= Work order =
Repeat precisely the span of lines below that opens with the line containing "k, pad_k(k), d_mean);" and closes with the line containing "static gmrf_status tw_analyze(gmrf_handle*", both included.

(Stored items)
··········
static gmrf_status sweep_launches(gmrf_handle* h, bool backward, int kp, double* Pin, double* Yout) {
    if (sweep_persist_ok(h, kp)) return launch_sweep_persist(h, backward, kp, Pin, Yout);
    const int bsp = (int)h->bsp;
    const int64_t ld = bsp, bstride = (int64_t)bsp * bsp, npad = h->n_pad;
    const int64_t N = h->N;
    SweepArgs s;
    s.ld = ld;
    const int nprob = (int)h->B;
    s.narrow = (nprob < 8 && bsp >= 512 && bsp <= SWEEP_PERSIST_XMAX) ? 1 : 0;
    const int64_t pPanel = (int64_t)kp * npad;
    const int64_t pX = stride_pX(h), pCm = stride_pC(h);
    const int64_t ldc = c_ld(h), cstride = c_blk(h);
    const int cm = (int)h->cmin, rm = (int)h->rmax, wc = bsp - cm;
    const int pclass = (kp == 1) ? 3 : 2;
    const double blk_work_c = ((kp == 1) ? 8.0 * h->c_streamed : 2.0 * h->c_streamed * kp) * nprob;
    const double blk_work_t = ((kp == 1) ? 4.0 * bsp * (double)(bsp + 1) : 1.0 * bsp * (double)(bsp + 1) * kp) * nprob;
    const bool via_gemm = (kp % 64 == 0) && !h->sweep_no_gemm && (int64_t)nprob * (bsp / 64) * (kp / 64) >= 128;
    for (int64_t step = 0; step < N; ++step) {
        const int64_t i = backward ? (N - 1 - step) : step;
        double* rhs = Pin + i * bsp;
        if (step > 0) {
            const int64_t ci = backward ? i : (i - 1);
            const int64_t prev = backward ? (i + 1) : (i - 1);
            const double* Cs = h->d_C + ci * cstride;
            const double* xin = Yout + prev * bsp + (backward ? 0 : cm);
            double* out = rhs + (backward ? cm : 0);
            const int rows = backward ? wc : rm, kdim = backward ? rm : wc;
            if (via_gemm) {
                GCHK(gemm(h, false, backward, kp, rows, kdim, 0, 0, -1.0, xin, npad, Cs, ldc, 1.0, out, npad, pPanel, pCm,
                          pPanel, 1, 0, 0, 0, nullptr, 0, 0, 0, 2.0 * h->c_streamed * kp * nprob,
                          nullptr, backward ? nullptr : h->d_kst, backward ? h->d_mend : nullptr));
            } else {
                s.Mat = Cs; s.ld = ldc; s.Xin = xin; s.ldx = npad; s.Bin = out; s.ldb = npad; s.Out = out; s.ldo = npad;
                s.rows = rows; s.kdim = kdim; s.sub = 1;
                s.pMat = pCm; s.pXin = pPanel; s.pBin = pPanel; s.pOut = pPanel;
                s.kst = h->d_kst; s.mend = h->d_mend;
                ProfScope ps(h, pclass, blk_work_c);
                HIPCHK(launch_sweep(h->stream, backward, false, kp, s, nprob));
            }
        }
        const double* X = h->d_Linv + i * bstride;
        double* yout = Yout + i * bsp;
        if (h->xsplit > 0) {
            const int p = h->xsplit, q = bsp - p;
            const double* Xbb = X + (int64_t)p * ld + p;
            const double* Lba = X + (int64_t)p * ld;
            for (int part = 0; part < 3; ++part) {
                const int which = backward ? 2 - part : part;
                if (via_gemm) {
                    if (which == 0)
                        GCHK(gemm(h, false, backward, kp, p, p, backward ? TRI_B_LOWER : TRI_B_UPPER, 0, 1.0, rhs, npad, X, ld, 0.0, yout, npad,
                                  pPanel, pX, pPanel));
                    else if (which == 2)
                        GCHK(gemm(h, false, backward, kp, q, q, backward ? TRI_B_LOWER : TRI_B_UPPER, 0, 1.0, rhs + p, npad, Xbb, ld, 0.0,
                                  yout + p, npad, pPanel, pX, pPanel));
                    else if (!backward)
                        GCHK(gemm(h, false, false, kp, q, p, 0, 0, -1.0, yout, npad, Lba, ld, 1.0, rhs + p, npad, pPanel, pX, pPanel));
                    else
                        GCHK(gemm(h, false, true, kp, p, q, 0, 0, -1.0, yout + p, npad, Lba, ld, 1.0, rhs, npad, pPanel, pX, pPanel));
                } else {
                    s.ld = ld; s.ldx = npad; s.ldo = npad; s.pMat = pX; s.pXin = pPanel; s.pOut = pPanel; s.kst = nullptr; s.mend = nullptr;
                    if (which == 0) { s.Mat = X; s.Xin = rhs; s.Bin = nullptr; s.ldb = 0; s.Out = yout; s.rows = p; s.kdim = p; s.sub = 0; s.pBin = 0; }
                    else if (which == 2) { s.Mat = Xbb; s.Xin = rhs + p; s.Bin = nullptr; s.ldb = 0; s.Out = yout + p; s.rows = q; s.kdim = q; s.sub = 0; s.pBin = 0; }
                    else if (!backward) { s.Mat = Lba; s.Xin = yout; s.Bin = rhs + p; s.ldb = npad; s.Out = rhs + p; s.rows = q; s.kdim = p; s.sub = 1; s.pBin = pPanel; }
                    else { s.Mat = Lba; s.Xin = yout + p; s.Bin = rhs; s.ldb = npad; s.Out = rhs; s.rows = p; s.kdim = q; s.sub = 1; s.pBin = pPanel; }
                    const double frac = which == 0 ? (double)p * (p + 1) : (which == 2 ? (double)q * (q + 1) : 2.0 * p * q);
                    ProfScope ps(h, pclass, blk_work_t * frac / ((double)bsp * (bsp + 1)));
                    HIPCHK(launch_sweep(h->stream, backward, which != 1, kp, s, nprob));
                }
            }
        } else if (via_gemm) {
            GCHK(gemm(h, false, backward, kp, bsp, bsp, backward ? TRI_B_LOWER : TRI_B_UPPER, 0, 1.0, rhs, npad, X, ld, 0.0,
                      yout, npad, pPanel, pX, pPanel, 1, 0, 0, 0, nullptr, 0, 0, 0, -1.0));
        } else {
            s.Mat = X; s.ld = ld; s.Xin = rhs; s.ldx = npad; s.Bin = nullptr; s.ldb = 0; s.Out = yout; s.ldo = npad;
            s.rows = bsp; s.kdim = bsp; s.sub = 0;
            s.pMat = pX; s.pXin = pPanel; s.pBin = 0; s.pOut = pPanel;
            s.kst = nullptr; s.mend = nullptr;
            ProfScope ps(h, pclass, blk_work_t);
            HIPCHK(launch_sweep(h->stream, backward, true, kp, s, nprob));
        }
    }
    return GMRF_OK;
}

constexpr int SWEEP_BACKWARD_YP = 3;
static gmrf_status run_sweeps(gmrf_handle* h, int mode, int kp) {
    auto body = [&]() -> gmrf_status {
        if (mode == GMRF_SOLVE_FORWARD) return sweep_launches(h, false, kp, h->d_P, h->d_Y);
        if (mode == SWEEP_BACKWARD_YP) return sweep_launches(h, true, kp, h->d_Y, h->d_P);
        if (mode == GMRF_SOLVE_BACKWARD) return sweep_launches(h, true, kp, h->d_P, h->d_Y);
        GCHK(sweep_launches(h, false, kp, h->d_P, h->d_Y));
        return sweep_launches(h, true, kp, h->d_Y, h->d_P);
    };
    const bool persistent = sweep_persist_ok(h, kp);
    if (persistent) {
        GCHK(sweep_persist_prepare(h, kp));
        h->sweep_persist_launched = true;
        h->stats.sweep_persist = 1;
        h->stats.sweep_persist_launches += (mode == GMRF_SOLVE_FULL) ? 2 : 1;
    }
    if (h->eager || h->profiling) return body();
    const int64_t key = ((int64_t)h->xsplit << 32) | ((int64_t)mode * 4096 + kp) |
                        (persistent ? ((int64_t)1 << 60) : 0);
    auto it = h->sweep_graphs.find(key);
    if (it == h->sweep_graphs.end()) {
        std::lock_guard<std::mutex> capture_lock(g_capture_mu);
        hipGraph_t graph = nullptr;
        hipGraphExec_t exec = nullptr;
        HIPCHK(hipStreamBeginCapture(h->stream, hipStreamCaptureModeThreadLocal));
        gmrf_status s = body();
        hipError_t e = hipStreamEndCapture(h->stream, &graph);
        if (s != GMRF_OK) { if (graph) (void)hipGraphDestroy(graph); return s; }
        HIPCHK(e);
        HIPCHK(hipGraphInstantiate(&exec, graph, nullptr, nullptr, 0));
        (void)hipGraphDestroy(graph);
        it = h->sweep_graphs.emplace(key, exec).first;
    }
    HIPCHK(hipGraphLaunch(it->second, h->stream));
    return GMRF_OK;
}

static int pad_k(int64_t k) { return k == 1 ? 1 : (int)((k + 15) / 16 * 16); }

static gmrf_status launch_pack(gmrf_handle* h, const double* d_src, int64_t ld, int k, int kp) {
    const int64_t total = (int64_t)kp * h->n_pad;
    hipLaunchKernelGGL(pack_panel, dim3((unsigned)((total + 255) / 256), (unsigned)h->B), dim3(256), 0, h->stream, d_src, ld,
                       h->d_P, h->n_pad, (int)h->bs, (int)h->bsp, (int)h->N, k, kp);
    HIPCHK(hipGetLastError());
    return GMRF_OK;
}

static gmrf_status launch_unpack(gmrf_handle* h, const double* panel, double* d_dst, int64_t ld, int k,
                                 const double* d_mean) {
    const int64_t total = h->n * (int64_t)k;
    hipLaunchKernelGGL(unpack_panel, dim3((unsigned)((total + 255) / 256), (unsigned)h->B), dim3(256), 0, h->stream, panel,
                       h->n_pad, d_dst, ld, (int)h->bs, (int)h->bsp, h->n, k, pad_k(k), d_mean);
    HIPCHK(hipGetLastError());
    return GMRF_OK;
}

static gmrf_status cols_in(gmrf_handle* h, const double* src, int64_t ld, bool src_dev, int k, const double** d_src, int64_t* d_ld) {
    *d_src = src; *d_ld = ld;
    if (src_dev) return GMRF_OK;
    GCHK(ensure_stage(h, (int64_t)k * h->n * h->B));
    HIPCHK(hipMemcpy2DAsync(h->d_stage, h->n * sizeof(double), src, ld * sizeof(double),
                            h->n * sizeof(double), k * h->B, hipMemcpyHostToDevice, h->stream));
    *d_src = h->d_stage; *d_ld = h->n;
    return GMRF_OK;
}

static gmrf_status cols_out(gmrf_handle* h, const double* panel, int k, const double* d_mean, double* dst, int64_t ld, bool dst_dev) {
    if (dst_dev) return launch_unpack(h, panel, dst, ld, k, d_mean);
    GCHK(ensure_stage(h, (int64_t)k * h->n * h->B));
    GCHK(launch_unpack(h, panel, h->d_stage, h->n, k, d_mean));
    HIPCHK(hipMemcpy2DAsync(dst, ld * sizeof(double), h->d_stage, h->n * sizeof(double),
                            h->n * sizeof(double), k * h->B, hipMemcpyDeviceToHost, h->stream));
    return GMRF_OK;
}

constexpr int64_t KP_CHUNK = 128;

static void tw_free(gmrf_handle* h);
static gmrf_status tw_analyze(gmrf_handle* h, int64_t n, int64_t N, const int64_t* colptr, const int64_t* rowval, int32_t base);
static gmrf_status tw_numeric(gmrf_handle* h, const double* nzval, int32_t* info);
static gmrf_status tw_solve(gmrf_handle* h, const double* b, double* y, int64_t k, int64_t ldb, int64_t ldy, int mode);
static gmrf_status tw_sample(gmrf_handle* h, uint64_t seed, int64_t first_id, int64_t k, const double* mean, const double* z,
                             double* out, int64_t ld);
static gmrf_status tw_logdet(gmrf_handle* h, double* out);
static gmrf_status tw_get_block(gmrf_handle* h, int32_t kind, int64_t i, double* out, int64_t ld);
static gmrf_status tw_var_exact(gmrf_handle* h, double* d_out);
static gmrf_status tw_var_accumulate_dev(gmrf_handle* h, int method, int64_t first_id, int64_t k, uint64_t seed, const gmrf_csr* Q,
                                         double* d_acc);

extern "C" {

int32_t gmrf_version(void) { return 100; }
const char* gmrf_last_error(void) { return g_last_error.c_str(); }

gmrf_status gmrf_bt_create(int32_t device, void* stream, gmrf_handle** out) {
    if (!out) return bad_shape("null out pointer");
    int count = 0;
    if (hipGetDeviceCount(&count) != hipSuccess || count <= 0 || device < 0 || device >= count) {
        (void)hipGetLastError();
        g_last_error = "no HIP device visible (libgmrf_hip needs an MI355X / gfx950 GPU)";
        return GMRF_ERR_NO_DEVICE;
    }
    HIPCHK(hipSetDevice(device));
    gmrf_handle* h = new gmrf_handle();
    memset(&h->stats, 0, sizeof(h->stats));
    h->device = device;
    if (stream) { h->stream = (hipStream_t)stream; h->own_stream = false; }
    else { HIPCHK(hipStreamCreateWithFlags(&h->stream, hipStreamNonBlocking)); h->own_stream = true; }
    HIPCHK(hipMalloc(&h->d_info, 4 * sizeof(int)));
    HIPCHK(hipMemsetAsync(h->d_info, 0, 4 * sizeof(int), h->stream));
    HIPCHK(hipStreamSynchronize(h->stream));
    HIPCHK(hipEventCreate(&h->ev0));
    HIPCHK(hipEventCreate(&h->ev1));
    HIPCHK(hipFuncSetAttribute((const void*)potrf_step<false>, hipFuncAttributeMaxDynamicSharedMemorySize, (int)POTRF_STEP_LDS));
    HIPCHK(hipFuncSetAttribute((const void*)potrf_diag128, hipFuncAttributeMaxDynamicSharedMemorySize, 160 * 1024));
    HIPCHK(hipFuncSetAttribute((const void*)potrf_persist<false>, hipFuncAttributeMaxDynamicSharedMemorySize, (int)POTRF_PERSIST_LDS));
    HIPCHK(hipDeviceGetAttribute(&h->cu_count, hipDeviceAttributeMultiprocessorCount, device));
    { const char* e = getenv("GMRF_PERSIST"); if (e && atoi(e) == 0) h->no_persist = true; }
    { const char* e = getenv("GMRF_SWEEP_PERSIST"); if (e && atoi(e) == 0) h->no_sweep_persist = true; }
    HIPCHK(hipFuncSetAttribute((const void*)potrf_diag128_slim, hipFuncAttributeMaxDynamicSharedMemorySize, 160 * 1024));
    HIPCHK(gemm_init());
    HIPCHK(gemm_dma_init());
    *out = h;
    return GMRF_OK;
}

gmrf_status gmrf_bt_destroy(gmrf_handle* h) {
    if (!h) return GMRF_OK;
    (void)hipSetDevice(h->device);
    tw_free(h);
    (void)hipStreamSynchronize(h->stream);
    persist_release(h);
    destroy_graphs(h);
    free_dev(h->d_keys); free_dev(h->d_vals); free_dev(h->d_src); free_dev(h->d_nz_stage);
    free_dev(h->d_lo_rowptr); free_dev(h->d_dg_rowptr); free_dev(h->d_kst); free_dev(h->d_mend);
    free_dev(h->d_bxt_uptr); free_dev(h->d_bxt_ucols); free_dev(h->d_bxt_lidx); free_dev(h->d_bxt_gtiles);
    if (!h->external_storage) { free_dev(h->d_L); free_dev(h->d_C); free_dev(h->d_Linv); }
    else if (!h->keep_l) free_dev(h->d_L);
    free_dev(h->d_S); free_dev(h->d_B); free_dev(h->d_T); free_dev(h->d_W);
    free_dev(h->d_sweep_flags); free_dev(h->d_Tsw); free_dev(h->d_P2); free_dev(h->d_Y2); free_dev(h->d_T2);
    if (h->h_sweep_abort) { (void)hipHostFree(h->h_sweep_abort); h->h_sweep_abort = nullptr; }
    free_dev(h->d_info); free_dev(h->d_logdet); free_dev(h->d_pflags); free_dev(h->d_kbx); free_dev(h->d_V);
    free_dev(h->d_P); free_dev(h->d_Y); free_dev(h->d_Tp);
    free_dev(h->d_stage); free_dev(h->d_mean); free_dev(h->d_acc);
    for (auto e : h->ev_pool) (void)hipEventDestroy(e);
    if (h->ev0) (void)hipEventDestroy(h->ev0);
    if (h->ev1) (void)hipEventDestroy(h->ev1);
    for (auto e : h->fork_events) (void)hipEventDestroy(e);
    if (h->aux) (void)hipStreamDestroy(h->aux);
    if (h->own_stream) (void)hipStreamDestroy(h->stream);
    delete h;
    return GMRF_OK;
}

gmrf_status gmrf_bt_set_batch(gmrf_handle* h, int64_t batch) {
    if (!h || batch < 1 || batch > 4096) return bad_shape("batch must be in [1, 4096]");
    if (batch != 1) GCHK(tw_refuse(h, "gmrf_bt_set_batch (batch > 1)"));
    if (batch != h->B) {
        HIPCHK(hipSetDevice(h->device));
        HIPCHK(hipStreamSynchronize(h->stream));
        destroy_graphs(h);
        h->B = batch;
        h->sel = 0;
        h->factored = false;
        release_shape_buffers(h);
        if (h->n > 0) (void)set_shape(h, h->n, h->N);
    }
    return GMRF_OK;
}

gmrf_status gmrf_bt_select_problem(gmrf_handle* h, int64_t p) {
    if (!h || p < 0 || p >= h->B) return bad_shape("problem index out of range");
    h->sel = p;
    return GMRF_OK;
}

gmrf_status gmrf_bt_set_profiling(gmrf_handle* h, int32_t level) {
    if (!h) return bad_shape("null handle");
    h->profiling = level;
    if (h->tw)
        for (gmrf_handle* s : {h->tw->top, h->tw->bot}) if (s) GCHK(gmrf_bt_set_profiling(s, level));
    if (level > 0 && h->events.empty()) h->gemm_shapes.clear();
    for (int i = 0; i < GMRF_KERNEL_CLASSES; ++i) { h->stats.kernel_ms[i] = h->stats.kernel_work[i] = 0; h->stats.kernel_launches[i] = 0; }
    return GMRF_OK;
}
··········
= Result of this exercise =
                       h->n_pad, d_dst, ld, (int)h->bs, (int)h->bsp, h->n, k, pad_k(k), d_mean);
    HIPCHK(hipGetLastError());
    return GMRF_OK;
}

static gmrf_status cols_in(gmrf_handle* h, const double* src, int64_t ld, bool src_dev, int k, const double** d_src, int64_t* d_ld) {
    *d_src = src; *d_ld = ld;
    if (src_dev) return GMRF_OK;
    GCHK(ensure_stage(h, (int64_t)k * h->n * h->B));
    HIPCHK(hipMemcpy2DAsync(h->d_stage, h->n * sizeof(double), src, ld * sizeof(double),
                            h->n * sizeof(double), k * h->B, hipMemcpyHostToDevice, h->stream));
    *d_src = h->d_stage; *d_ld = h->n;
    return GMRF_OK;
}

static gmrf_status cols_out(gmrf_handle* h, const double* panel, int k, const double* d_mean, double* dst, int64_t ld, bool dst_dev) {
    if (dst_dev) return launch_unpack(h, panel, dst, ld, k, d_mean);
    GCHK(ensure_stage(h, (int64_t)k * h->n * h->B));
    GCHK(launch_unpack(h, panel, h->d_stage, h->n, k, d_mean));
    HIPCHK(hipMemcpy2DAsync(dst, ld * sizeof(double), h->d_stage, h->n * sizeof(double),
                            h->n * sizeof(double), k * h->B, hipMemcpyDeviceToHost, h->stream));
    return GMRF_OK;
}

constexpr int64_t KP_CHUNK = 128;

static void tw_free(gmrf_handle* h);
static gmrf_status tw_analyze(gmrf_handle* h, int64_t n, int64_t N, const int64_t* colptr, const int64_t* rowval, int32_t base);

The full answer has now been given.